Go through the data below. Pull out every line that has the word "check".

(Collected data entries)

□ □ □ □

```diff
@@ -401,7 +501,10 @@
                       w.dRGB, 64, w.dV0 + kSigmaChannel, 256, (long)n_rays, S, d_rays ? d_rays + 6 : nullptr, IDN_RAY_FLOATS};
         if (int e = launch_composite_bwd(a, s)) return e;
     }
-    if (int e = bwd_tail(p, b.grads, b.cond, b.acts, P, Pp, w, s)) return e;
+    const bool live_plan = b.live_chunks && b.grads && backward_pipe() == kPipeX6 && Pp * 1024 < ((int64_t)1 << 31);
+    if (live_plan)
+        if (int e = launch_live_chunks(w.dRGB, w.dV0, Pp, w.live, w.live_scratch, reinterpret_cast<unsigned long long*>(b.chunk_counters), s)) return e;
+    if (int e = bwd_tail(p, b.grads, b.cond, b.acts, P, Pp, w, s, live_plan && !d_rays ? w.live : nullptr, live_plan ? w.live : nullptr)) return e;
     if (d_rays) {
         float* d_x = w.dA[1];
         static_assert(IDN_PTS_CH + IDN_VIEWS_CH <= 256, "the input-row gradient fits a delta matrix");
diff --git a/ideal-nerf_amd/ops.py b/ideal-nerf_amd/ops.py
--- a/ideal-nerf_amd/ops.py
+++ b/ideal-nerf_amd/ops.py
@@ -222,21 +222,34 @@
     return raw, acts
 
 
+LIVE_CHUNKS_DEFAULT = (os.environ.get("IDN_LIVE_CHUNKS", "1") or "1").strip() != "0"
+
+
 def _pass_bwd(p, grads, aud, expr, latent, acts, raw, z, rays, bc, g_rgb, g_fg, g_lw, g_acc, d_aud, d_latent, d_views0_bias=None,
-              d_rays=None, with_rays=False, d_expr=None, ex=False):
+              d_rays=None, with_rays=False, d_expr=None, ex=False, live_chunks=None, chunk_counters=None):
     lib = _lib.load()
     if grads is None:
         grads = {}
+    live = LIVE_CHUNKS_DEFAULT if live_chunks is None else bool(live_chunks)
+    if chunk_counters is not None:
+        _shape(chunk_counters, "chunk_counters", 2)
     n, S = z.shape
     for t, name, shape in ((raw, "raw", (n, S, 4)), (rays, "rays", (n, RAY_FLOATS)), (bc, "bc_rgb", (n, 3)),
                            (g_rgb, "g_rgb_map", (n, 3)), (g_fg, "g_rgb_fg", (n, 3)), (g_lw, "g_last_weight", (n,)),
                            (g_acc, "g_acc", (n,)), (d_rays, "d_rays", (n, RAY_FLOATS)), (d_expr, "d_expr", (p.dim_expr,))):
         _shape(t, name, *shape)
     tensors = (aud, expr, latent, acts, raw, z, rays, bc, g_rgb, g_fg, g_lw, g_acc, d_aud, d_latent)
-    with _Launch(*tensors, d_rays, d_expr, d_views0_bias if ex else None, *grads.values()) as L:
+    with _Launch(*tensors, d_rays, d_expr, d_views0_bias if ex else None, chunk_counters, *grads.values()) as L:
         ws = _workspace(lib.idealnerf_pass_bwd_workspace_bytes(n, S), z.device, L.stream)
         ptrs = [_ptr(t) for t in tensors]
-        if ex:
+        if not live or chunk_counters is not None:
+            if ex:
+                _shape(d_views0_bias, "d_views0_bias", W_HID // 2)
+            extra = _lib.PassBwdExtra(_ptr(d_expr, "d_expr"), _ptr(d_rays, "d_rays"), _ptr(d_views0_bias if ex else None, "d_views0_bias"))
+            opts = _lib.PassBwdOpts(int(live), _ptr(chunk_counters, "chunk_counters", torch.int64))
+            check(lib.idealnerf_pass_bwd_opts(C.byref(p), C.byref(grads_struct(grads)) if grads else None, *ptrs[:8], n, S, *ptrs[8:],
+                                              C.byref(extra), C.byref(opts), ws.data_ptr(), ws.numel(), L.stream))
+        elif ex:
             _shape(d_views0_bias, "d_views0_bias", W_HID // 2)
             extra = _lib.PassBwdExtra(_ptr(d_expr, "d_expr"), _ptr(d_rays, "d_rays"), _ptr(d_views0_bias, "d_views0_bias"))
             check(lib.idealnerf_pass_bwd_ex(C.byref(p), C.byref(grads_struct(grads)) if grads else None, *ptrs[:8], n, S, *ptrs[8:],
@@ -251,8 +264,10 @@
     return grads
 
 
-def pass_bwd(p, grads, aud, expr, latent, acts, raw, z, rays, bc, g_rgb, g_fg, g_lw, g_acc, d_aud, d_latent):
-    return _pass_bwd(p, grads, aud, expr, latent, acts, raw, z, rays, bc, g_rgb, g_fg, g_lw, g_acc, d_aud, d_latent)
+def pass_bwd(p, grads, aud, expr, latent, acts, raw, z, rays, bc, g_rgb, g_fg, g_lw, g_acc, d_aud, d_latent, live_chunks=None,
+             chunk_counters=None):
+    return _pass_bwd(p, grads, aud, expr, latent, acts, raw, z, rays, bc, g_rgb, g_fg, g_lw, g_acc, d_aud, d_latent,
+                     live_chunks=live_chunks, chunk_counters=chunk_counters)
 
 
 def pass_bwd_rays(p, grads, aud, expr, latent, acts, raw, z, rays, bc, g_rgb, g_fg, g_lw, g_acc, d_aud, d_latent, d_rays):
@@ -494,9 +509,31 @@
 _dw_products_ws = {}
 
 
-def dw_products(rows, products, pipe=0, x6_items=1):
+def live_chunks(d_rgb, dv0):
+    lib = _lib.load()
+    _shape(d_rgb, "d_rgb", None, 64)
+    p_pad = d_rgb.shape[0]
+    _shape(dv0, "dv0", p_pad, 256)
+    if p_pad <= 0 or p_pad % 128:
+        raise IdealNerfError(f"live_chunks: p_pad {p_pad} is not a positive multiple of 128")
+    with _Launch(d_rgb, dv0) as L:
+        out = torch.zeros(lib.idealnerf_live_list_ints(p_pad), dtype=torch.int32, device=L.device)
+        ws = torch.zeros(lib.idealnerf_live_chunks_workspace_bytes(p_pad), dtype=torch.uint8, device=L.device)
+        check(lib.idealnerf_live_chunks(_ptr(d_rgb, "d_rgb"), _ptr(dv0, "dv0"), p_pad, out.data_ptr(), ws.data_ptr(), ws.numel(), L.stream))
+    return out
+
+
+def dw_products(rows, products, pipe=0, x6_items=1, live=None):
     lib = _lib.load()
     E = IdealNerfError
+    if live is not None:
+        _shape(live, "live", 8 + rows // 16)
+        head = [int(v) for v in live[:2].tolist()]
+        if not 0 <= head[0] <= head[1] <= rows // 16 or head[1] % 8 or head[1] - head[0] >= 8:
+            raise E(f"dw_products: live list counts {head} for {rows // 16} chunks")
+        body = live[8:8 + head[1]]
+        if head[1] and (int(body.min()) < 0 or int(body.max()) >= rows // 16):
+            raise E(f"dw_products: live list entries outside [0, {rows // 16})")
     if not 1 <= len(products) <= _lib.DW_MAX_PRODUCTS:
         raise E(f"dw_products: {len(products)} products outside [1, {_lib.DW_MAX_PRODUCTS}]")
     if pipe not in (0, 1):
@@ -550,7 +587,7 @@
                 raise E(f"dw_products: product {i} column-sum take {j} does not fit out {list(out.shape)}")
             tensors.append(out)
         tensors += [t["delta"], t["acts"], t.get("acts2")]
-    with _Launch(*tensors) as L:
+    with _Launch(*tensors, live) as L:
         recs = (_lib.DwProduct * len(products))()
         for r, t in zip(recs, products):
             r.delta, r.ld_delta, r.N = _ptr(t["delta"], "delta") + 4 * int(t.get("delta_col0", 0)), t["delta"].shape[1], int(t["N"])
@@ -568,7 +605,11 @@
         ws = _dw_products_ws.get(key)
         if ws is None:
             ws = _dw_products_ws[key] = torch.zeros(nbytes, dtype=torch.uint8, device=L.device)
-        check(lib.idealnerf_dw_products(rows, int(pipe), int(x6_items), recs, len(products), ws.data_ptr(), ws.numel(), L.stream))
+        if live is not None:
+            check(lib.idealnerf_dw_products_live(rows, int(pipe), int(x6_items), recs, len(products), _ptr(live, "live", torch.int32),
+                                                 ws.data_ptr(), ws.numel(), L.stream))
+        else:
+            check(lib.idealnerf_dw_products(rows, int(pipe), int(x6_items), recs, len(products), ws.data_ptr(), ws.numel(), L.stream))
         return [(r.splits, r.chunks_per_split) for r in recs]
 
 
diff --git a/include/idealnerf.h b/include/idealnerf.h
--- a/include/idealnerf.h
+++ b/include/idealnerf.h
@@ -235,6 +235,21 @@
                           float* d_latent, const idn_pass_bwd_extra* extra, void* workspace, size_t workspace_bytes,
                           void* stream);
 
+typedef struct idn_pass_bwd_opts {
+    int live_chunks;
+    int64_t* chunk_counters;
+} idn_pass_bwd_opts;
+int idealnerf_pass_bwd_opts(const idn_facenerf_params* p, const idn_facenerf_grads* grads, const float* aud,
+                            const float* expr, const float* latent, const float* acts, const float* raw, const float* z,
+                            const float* rays, const float* bc_rgb, int64_t n_rays, int n_samples, const float* g_rgb_map,
+                            const float* g_rgb_fg, const float* g_last_weight, const float* g_acc, float* d_aud,
+                            float* d_latent, const idn_pass_bwd_extra* extra, const idn_pass_bwd_opts* opts, void* workspace,
+                            size_t workspace_bytes, void* stream);
+size_t idealnerf_live_list_ints(int64_t p_pad);
+size_t idealnerf_live_chunks_workspace_bytes(int64_t p_pad);
+int idealnerf_live_chunks(const float* d_rgb, const float* dv0, int64_t p_pad, int* list, void* workspace,
+                          size_t workspace_bytes, void* stream);
+
 int idealnerf_facenerf_train_fwd(const float* packed, const float* folded, int precision, const float* x, int64_t n,
                                  float* out, float* acts, void* stream);
 int idealnerf_facenerf_train_fwd_ch(const float* packed, const float* folded, int precision, const float* x, int pts_ch,
@@ -281,6 +296,8 @@
 size_t idealnerf_dw_products_workspace_bytes(void);
 int idealnerf_dw_products(int64_t rows, int pipe, int x6_items, idn_dw_product* products, int n, void* workspace,
                           size_t workspace_bytes, void* stream);
+int idealnerf_dw_products_live(int64_t rows, int pipe, int x6_items, idn_dw_product* products, int n, const int* live,
+                               void* workspace, size_t workspace_bytes, void* stream);
 
 size_t idealnerf_delta_chain_workspace_bytes(void);
 int idealnerf_delta_chain(const idn_facenerf_params* p, int pipe, const float* acts, int64_t p_pad, const float* d_rgb,
```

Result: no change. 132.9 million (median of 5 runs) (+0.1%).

□ □ □ □

* [Output for this task]:
+            check(lib.idealnerf_pass_bwd_opts(C.byref(p), C.byref(grads_struct(grads)) if grads else None, *ptrs[:8], n, S, *ptrs[8:],
             check(lib.idealnerf_pass_bwd_ex(C.byref(p), C.byref(grads_struct(grads)) if grads else None, *ptrs[:8], n, S, *ptrs[8:],
+        check(lib.idealnerf_live_chunks(_ptr(d_rgb, "d_rgb"), _ptr(dv0, "dv0"), p_pad, out.data_ptr(), ws.data_ptr(), ws.numel(), L.stream))
-        check(lib.idealnerf_dw_products(rows, int(pipe), int(x6_items), recs, len(products), ws.data_ptr(), ws.numel(), L.stream))
+            check(lib.idealnerf_dw_products_live(rows, int(pipe), int(x6_items), recs, len(products), _ptr(live, "live", torch.int32),
+            check(lib.idealnerf_dw_products(rows, int(pipe), int(x6_items), recs, len(products), ws.data_ptr(), ws.numel(), L.stream))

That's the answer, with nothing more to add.